That means the size of the cohort as potential customers for Arizona's retirement industry will be smaller and poorer. Sure, the rich can add a house in north Scottsdale or Paradise Valley to their property portfolios. But the backbone of the state's retirees-bringing-money scheme was a secure middle class. That's gone. The state will face the challenge of ever-larger numbers of elderly poor Hispanics, kept from the ladders of better jobs during their prime working years.
Finally, as this week's record-breaking heat wave makes clear, climate change is going to handle Arizona roughly. In a few decades, "home" back in Ohio, Illinois, and Indiana will look infinitely better than Arizona because of...weather. Meanwhile, the Pacific Northwest will be generating its plans for handling climate refugees from the Southwest. That's assuming the Union is even still intact.
Follow me on Twitter (@jontalton).
We've been wintering in southern Baja Arizona for almost 10 years now. As we're not willing to sacrifice our Canadian citizenship ("disastrous" medical care, social democracy, and coming soon: nationwide legal herbal remedy), and as the last few days have topped out at 112 degrees, we have no intention whatsoever to live there full-time. We don't golf, we are 2 hours from Phoenix & Tucson if we really have to spend time in a big city, and we are 2 hours from the Sea of Cortez if we require a little beach time & fresh fish. We do find it a little strange to live within the 100 mile Homeland Security border zone and the paramilitary aspect of border life, but we have found a real community of caring folks, many whose families lived in the area when it was still Mexico, and, of course, many whose families have been there for untold centuries. Winter weather is pretty close to perfect if you don't like winter (my wife, especially), the "green desert" area is spectacular, groceries are affordable, etc. There are a few "kookocracy" supporters, but also many progressives, and no sign of the real-estate industrial complex, as we are surrounded by (for now) federal lands of varying descriptions as well as the Tohono O'odham Nation. South Dakota? I don't think so...
Posted by: Norm W | July 26, 2018 at 05:26 PM
Last I heard Maricopa county was the fasted growing county in the nation. You should see the people pouring into the west valley. They are snapping up "retirement homes" that are 4,000 plus square feet, three car garages with attached RV garage. They are monsters. These folks are NOT downsizing in their retirement years. They can't build them fast enough. Survey says...………??
Posted by: Ruben | July 26, 2018 at 06:10 PM
Ruben, Ever heard the saying, "It's not nice to fool Mother Nature?" Man's attempt to live in a desert is going to look pretty foolish when the temperature approaches that of a sauna (with the consequent weakening of the ever-present asphalt), the water is rationed, and a power outage in July.

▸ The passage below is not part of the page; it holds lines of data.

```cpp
void launch_c2f_refine(const PlanesH& P, float* flow, const float* lut, int R, float* cost9, hipStream_t s, Batch bt, bool no_split, int pre,
                       unsigned* stat, float* probe)
{
    dim3 grid((P.w + kBlock - 1) / kBlock, (P.h + kBlock - 1) / kBlock, bt.n), block(kBlock, kBlock);
    const int per_xcd = (grid.x * grid.y + 7) / 8;
    dim3 grid1(per_xcd * 8, bt.n);
    const int f = cost9 ? c2f_refine_split_factor(P.w, P.h, R, bt.n, no_split) : 0;
    launch_note(kLaunchRefine, P.w, P.h, bt.n, f, R);
    if (f) {
        dim3 gridf(per_xcd * f * 8, bt.n), gs((P.w + 63) / 64, (P.h + 3) / 4, bt.n), bs(64, 4);
        with_radius(R, [&](auto r) {
            if (f == 3) hipLaunchKernelGGL((k_c2f_refine_tiled<r(), 3>), gridf, block, 0, s, P, flow, lut, cost9, bt.stride);
            else hipLaunchKernelGGL((k_c2f_refine_tiled<r(), 4>), gridf, block, 0, s, P, flow, lut, cost9, bt.stride);
        });
        if (f == 3) hipLaunchKernelGGL(k_c2f_select<3>, gs, bs, 0, s, flow, cost9, P.w, P.h, bt.stride);
        else hipLaunchKernelGGL(k_c2f_select<4>, gs, bs, 0, s, flow, cost9, P.w, P.h, bt.stride);
        return;
    }
    if (!(R == 9 || R == 17) || !c2f_table_ok(P.w, P.h, R)) {
        hipLaunchKernelGGL(k_c2f_refine, grid, block, 0, s, P, flow, lut, R, bt.stride);
        return;
    }
    const bool window = (R == 9) ? EPPM_C2F_WINDOW : EPPM_C2F_WINDOW17;
    if (!window) with_radius(R, [&](auto r) { hipLaunchKernelGGL((k_c2f_refine_tiled<r(), 0>), grid1, block, 0, s, P, flow, lut, (float*)nullptr, bt.stride); });
    else if (R == 9 && probe) hipLaunchKernelGGL((k_c2f_refine_win<9, true>), grid1, dim3(kBlock, kBlock, 2), 0, s, P, flow, lut, bt.stride, 1, stat, probe);
    else if (R == 9) hipLaunchKernelGGL((k_c2f_refine_win<9>), grid1, dim3(kBlock, kBlock, 2), 0, s, P, flow, lut, bt.stride, pre < 0 ? EPPM_C2F_PRE : pre, stat, (float*)nullptr);
    else hipLaunchKernelGGL((k_c2f_refine_win4<17>), grid1, dim3(kBlock, kBlock, 4), 0, s, P, flow, lut, bt.stride);
}

}
```

eppm_amd/stages.py:

```python
import ctypes as C

import numpy as np

from ._lib import CParams, check, check_launcher, lib, probe_dispatch
from .api import float2, short2, uchar4


class Dev:

    def __init__(self, arr=None, shape=None, dtype=None, pitched=False):
        if arr is not None:
            arr = np.ascontiguousarray(arr)
            shape, dtype = arr.shape, arr.dtype
        self.h, self.w = shape
        self.dtype = np.dtype(dtype)
        row = self.w * self.dtype.itemsize
        self.ptr = C.c_void_p()
        if pitched:
            pitch = C.c_size_t()
            check(lib().eppm_malloc_pitched(C.byref(self.ptr), C.byref(pitch), C.c_size_t(row), C.c_size_t(self.h)), "malloc_pitched")
            self.pitch = pitch.value
        else:
            check(lib().eppm_malloc_device(C.byref(self.ptr), C.c_size_t(row * self.h)), "malloc")
            self.pitch = row
# ... 196 lines not shown
    check(lib().eppm_probe_search_pretest(iteration, w, h, patch_r, problems, npairs, out, C.byref(eps)), "eppm_probe_search_pretest")
    return bool(out[0]), out[1], out[2], out[3], eps.value, bool(out[4])


def patchmatch(P):
    n, c = Dev(shape=(P.h, P.w), dtype=short2), Dev(shape=(P.h, P.w), dtype=np.float32)
    lib().baoCudaPatchMatch(n.ptr, c.ptr, *P.args(), P.w, P.h, _sz(P.i1.pitch), _sz(c.pitch), _sz(n.pitch), _sz(P.c1.pitch))
    check_launcher("baoCudaPatchMatch")
    return n.get(), c.get()


def left_right_check(nnf1, cost1, nnf2, cost2):
    h, w = nnf1.shape
    a, b, c, d = Dev(nnf1), Dev(cost1), Dev(nnf2), Dev(cost2)
    lib().baoCudaLeftRightCheck(a.ptr, b.ptr, c.ptr, d.ptr, w, h, _sz(b.pitch), _sz(a.pitch))
    check_launcher("baoCudaLeftRightCheck")
    return a.get(), b.get(), c.get(), d.get()
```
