__device__ __forceinline__ double xchg_pull_sum_lanes(const BAXchg& X, int idx, double mine, bool active, bool& ok) {
  const uint4* base = X.inbox[X.rank] + (size_t)((X.seq & 1u) * XCHG_MAXR) * X.pitch + idx;
  uint4 pk[XCHG_MAXR];
  unsigned pending = active ? (((1u << X.nranks) - 1u) & ~(1u << X.rank)) : 0u;
  const long long t0 = clock64();
  while (__any_sync(0xffffffffu, pending != 0u)) {
#pragma unroll
    for (int r = 0; r < XCHG_MAXR; r++)
      if ((pending >> r) & 1u) {
        const uint4* src = base + (size_t)r * X.pitch;
        asm volatile("ld.volatile.global.v4.u32 {%0, %1, %2, %3}, [%4];" : "=r"(pk[r].x), "=r"(pk[r].y), "=r"(pk[r].z), "=r"(pk[r].w) : "l"(src) : "memory");
      }
#pragma unroll
    for (int r = 0; r < XCHG_MAXR; r++)
      if (((pending >> r) & 1u) && pk[r].y == X.seq && pk[r].w == X.seq) pending &= ~(1u << r);
    if (__any_sync(0xffffffffu, clock64() - t0 > XCHG_SPIN_LIMIT)) break;
  }
  if (pending) { ok = false; return mine; }
  double s = 0.0;
#pragma unroll
  for (int r = 0; r < XCHG_MAXR; r++) {
    if (r >= X.nranks) break;
    s += (r == X.rank) ? mine : __longlong_as_double((long long)(((unsigned long long)pk[r].z << 32) | pk[r].x));
  }
  return active ? s : mine;
}

__device__ __forceinline__ double xchg_pull_sum_group(const BAXchg& X, int idx, double mine, bool active, bool& ok) {
  const int lane = threadIdx.x & 31, gl = lane & 15;
  const bool poll = active && gl < X.nranks && gl != X.rank;
  const uint4* src = X.inbox[X.rank] + (size_t)((X.seq & 1u) * XCHG_MAXR + (poll ? gl : 0)) * X.pitch + idx;
  uint4 pk = make_uint4(0u, 0u, 0u, 0u);
  bool pending = poll;
  const long long t0 = clock64();
  while (__any_sync(0xffffffffu, pending)) {
    if (pending) {
      asm volatile("ld.volatile.global.v4.u32 {%0, %1, %2, %3}, [%4];" : "=r"(pk.x), "=r"(pk.y), "=r"(pk.z), "=r"(pk.w) : "l"(src) : "memory");
      pending = !(pk.y == X.seq && pk.w == X.seq);
    }
    if (__any_sync(0xffffffffu, clock64() - t0 > XCHG_SPIN_LIMIT)) break;
  }
  if (__any_sync(0xffffffffu, pending)) ok = false;
  const double own = __shfl_sync(0xffffffffu, mine, lane & 16);
  const double v = (gl == X.rank) ? own : (poll ? __longlong_as_double((long long)(((unsigned long long)pk.z << 32) | pk.x)) : 0.0);
  double s = 0.0;
  for (int r = 0; r < X.nranks; r++) s += __shfl_sync(0xffffffffu, v, (lane & 16) | r);
  return s;
}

Posted by: Bradley Dranka | July 26, 2018 at 06:19 PM
I'm 53. I moved from Phoenix to Seattle last October because I wanted to retire here. The population is diverse, well-educated, and forward-looking. And it sure is nice to be around a lot of young people, for a change. I really grew to resent the influx of retirees and their sense of entitlement while living in the west valley.

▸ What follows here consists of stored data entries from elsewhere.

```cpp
constexpr bool padded_channels(int M) { return M > 8 && M <= kNarrowMax && M % 2 == 1; }

inline CovKind choose_cov_kind(const ChoiceIn& c) {
    const int M = c.M, K = c.K;
    if (M > kNarrowMax) return CovKind::Wide;
    if (M <= 8) {
        if (!c.cov_f64 && traits(CovKind::Pair32).supported(M, K)) return CovKind::Pair32;
        if (c.cov_f64 && traits(CovKind::Pair64).supported(M, K)) return CovKind::Pair64;
        return CovKind::Lane;
    }
    const int Mc = M + (padded_channels(M) ? 1 : 0);
    if (!c.cov_f64 && c.cov_quad_on && traits(CovKind::Quad).supported(Mc, K) && (K <= 2 || c.upd_f64)) return CovKind::Quad;
    if (c.cov_quad_on && (c.cov_f64 ? traits(CovKind::Half16F64).supported(Mc, K) : K > 4 && traits(CovKind::Half16).supported(Mc, K))) {
        const CovKind hm = c.cov_f64 ? CovKind::Hmfma64 : CovKind::Hmfma;
        if (c.cov_hmfma_on && traits(hm).supported(Mc, K)) return hm;
        return c.cov_f64 ? CovKind::Half16F64 : CovKind::Half16;
    }
    return CovKind::Mfma;
}

inline CovGeom choose_cov(const ChoiceIn& c, const Occupancy& occ, int nsplit_req) {
    CovGeom g{};
    g.kind = choose_cov_kind(c);
// ... 18 lines not shown
                if (c.upd_f64) nsplit = std::max(nsplit, mixed_min_splits(n_cu * 2, blocks, T));
            }
            break;
        case CovKind::Half16:
        case CovKind::Hmfma:
        case CovKind::Half16F64:
        case CovKind::Hmfma64: {
            const bool hm = g.kind == CovKind::Hmfma || g.kind == CovKind::Hmfma64;
            if (nsplit <= 0) {
                const int chains = hm ? 8 : 4;
                nsplit = c.cov_f64 ? (!hm && g.kc == 4 && T >= 1024 ? 2 : 1) : ceil_div(T, chains * (c.upd_f64 ? 128 : 256));
                const int per_cu = hm ? (c.cov_f64 ? 2 : 3) : c.cov_f64 && g.kc == 4 ? 4 : 2;
                const int groups = hm ? F : g.nbg * ceil_div(K, g.kc);
                while (groups * nsplit < per_cu * n_cu && ceil_div(T, nsplit + 1) >= 64) ++nsplit;
            }
            if (t.partials == Partials::F32IfPart32) g.part32 = c.part32 ? 1 : 0;
            break;
        }
        case CovKind::Mfma:
            if (nsplit <= 0) {
                nsplit = ceil_div(T, 512);
                const int waves = F * ceil_div(K, 4);
                while (waves * nsplit < 2 * 4 * n_cu && ceil_div(T, nsplit + 1) >= 64) ++nsplit;
            }
            break;
        case CovKind::Lane:
        case CovKind::Pair32:
        case CovKind::Pair64:
            if (nsplit <= 0) {
                const int nz = ceil_div(K, g.kc);
                int bpc = 2;
                if (g.kind == CovKind::Lane && (bpc = occ.cov_blocks_per_cu(c.M, g.kc, c.cov_f64)) < 1) bpc = 2;
                nsplit = pick_splits(n_cu * bpc, g.nbg * nz, T, T >= 1024 ? 128 : 64);
                if (nsplit >= 12 && g.nbg * nz * nsplit >= n_cu * bpc) nsplit = nsplit * 7 / 8;
                const int cap = (g.nbg * nz * 32 >= n_cu) ? 32 : 64;
                nsplit = std::min(nsplit, cap);
                if (g.kind == CovKind::Pair32 && c.upd_f64) {
                    const int by_chain = T >= 1024 ? 8 : std::min(4, ceil_div(T, 256));
                    nsplit = std::max(nsplit, std::min(by_chain, mixed_min_splits(n_cu * bpc, g.nbg * nz, T)));
                }
            }
            break;
    }
    g.tc = round_up(ceil_div(T, nsplit), t.quantum);
    g.nsplit = ceil_div(T, g.tc);
    return g;
}

inline PowKind choose_pow_kind(const ChoiceIn& c) {
    if (c.M > kNarrowMax) return PowKind::Wide;
    if (!traits(PowKind::Mfma).supported(c.M, c.K)) return PowKind::Lane;
    if (c.power_lds && traits(PowKind::Lds).supported(c.M, c.K) && c.F >= kBinsPerWave * kWaves && c.T >= 16) return PowKind::Lds;
    return PowKind::Mfma;
}

inline PowGeom choose_pow(const ChoiceIn& c, const Occupancy& occ, int nsplit_req) {
    PowGeom g{};
    g.kind = choose_pow_kind(c);
    const PowTraits& t = traits(g.kind);
    const int T = c.T, n_cu = c.n_cu;
    g.nb = ceil_div(c.F, t.bins);
    g.kp = t.sources(c.K);
    int nsplit = nsplit_req;
    if (g.kind == PowKind::Wide) {
        const int groups = g.nb * ceil_div(c.K, g.kp);
        if (nsplit <= 0) nsplit = pick_splits(n_cu * 4, groups, T, 16);
        g.tcp = round_up(ceil_div(T, nsplit), t.quantum);
        g.nsplit = ceil_div(T, g.tcp);
        return g;
    }
    if (nsplit <= 0) {
        const int per_cu_x12 = (g.kp == 1 && c.M <= 8) ? 24 : 12;
        nsplit = pick_splits(std::max(n_cu / 2, n_cu * per_cu_x12 / std::max(c.M, 1)), g.nb, T, 32);
    }
    int tcp = round_up(ceil_div(T, nsplit), t.quantum);
    tcp = std::min(std::max(tcp, 4), kPowMaxFrames);
    g.tcp = tcp;
    g.nsplit = ceil_div(T, tcp);
    if (t.occupancy) {
        const int bpc = occ.pow_blocks_per_cu(c.M, g.kp, g.tcp);
        if (bpc > 0) g.rounds = (int)((((long long)g.nb * g.nsplit * ceil_div(c.K, g.kp)) + (long long)bpc * n_cu - 1) / ((long long)bpc * n_cu));
    }
    return g;
}

}
```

Now I'm wondering... should I keep renting the house in El Mirage or sell it soon before the fecal matter really hits the fan? (That could happen in a number of ways, given the instability of the current national & geo-political & economic environments...)
My young niece & nephew reside in Phoenix. Will they be able to take the heat in the next ten years? I worry that they can't compete against the kids here in Seattle. Here I see those little signs that they stick in the ground advertising Singapore Math and Coding camps. In Phoenix I see them mostly advertising cheap pillow top mattresses and Pest control.
Tell me Jon, will I ever get over that reflex of wanting to shun the sun and stay indoors while the temps reach the high 80s? People keep telling me it's a sin to stay indoors whilst the sun is out in Seattle. I say that sunshine is highly overrated.
I've been reading this blog for years. I love the writing and all the comments from this thoughtful and dedicated online community. I'm gonna keep coming back.
Posted by: Kim in Renton | July 26, 2018 at 09:56 PM
Thanks for joining us, Kim. I’m with you. I tell people I’m a native Phoenician and nothing makes me more depressed than endless sunny days.
Posted by: Rogue Columnist | July 26, 2018 at 10:18 PM
I was talking to a neighbor last night about social isolation and its various costs (addiction, anomie, alienation, etc.). We both agreed that aging in place is preferable to age-segregated ghettos such as retirement communities and "independent living" institutions. We also speculated about the unintended consequences in a country where distrust and fragmentation are weaponized by a certain political party.
I was 10 years old when Sun City was born. Over my long life, it opted out of its local school district, voted down community-enhancing projects like Val Trans and Rio Salado, and helped install the increasingly sociopathic Republicans in high office. When we talk about American/heartland values, this is what we mean: cruelty and disconnection for the sake of material comfort.
I don't begrudge anyone for desiring a warm weather home. But of all the pain and discomfort they might have avoided in colder climates, they forgot to calculate what it means when you're no longer living in a vibrant community where other generations are not merely an abstraction but a vivid reminder of life's finely woven web of interdependence. So much of America's bitterness and anger actually stem from a conscious choice not to participate in community. It generates the misery that seeks a scapegoat in "others". This drama becomes a substitute life for the real one they abandoned when they moved to their ghettos.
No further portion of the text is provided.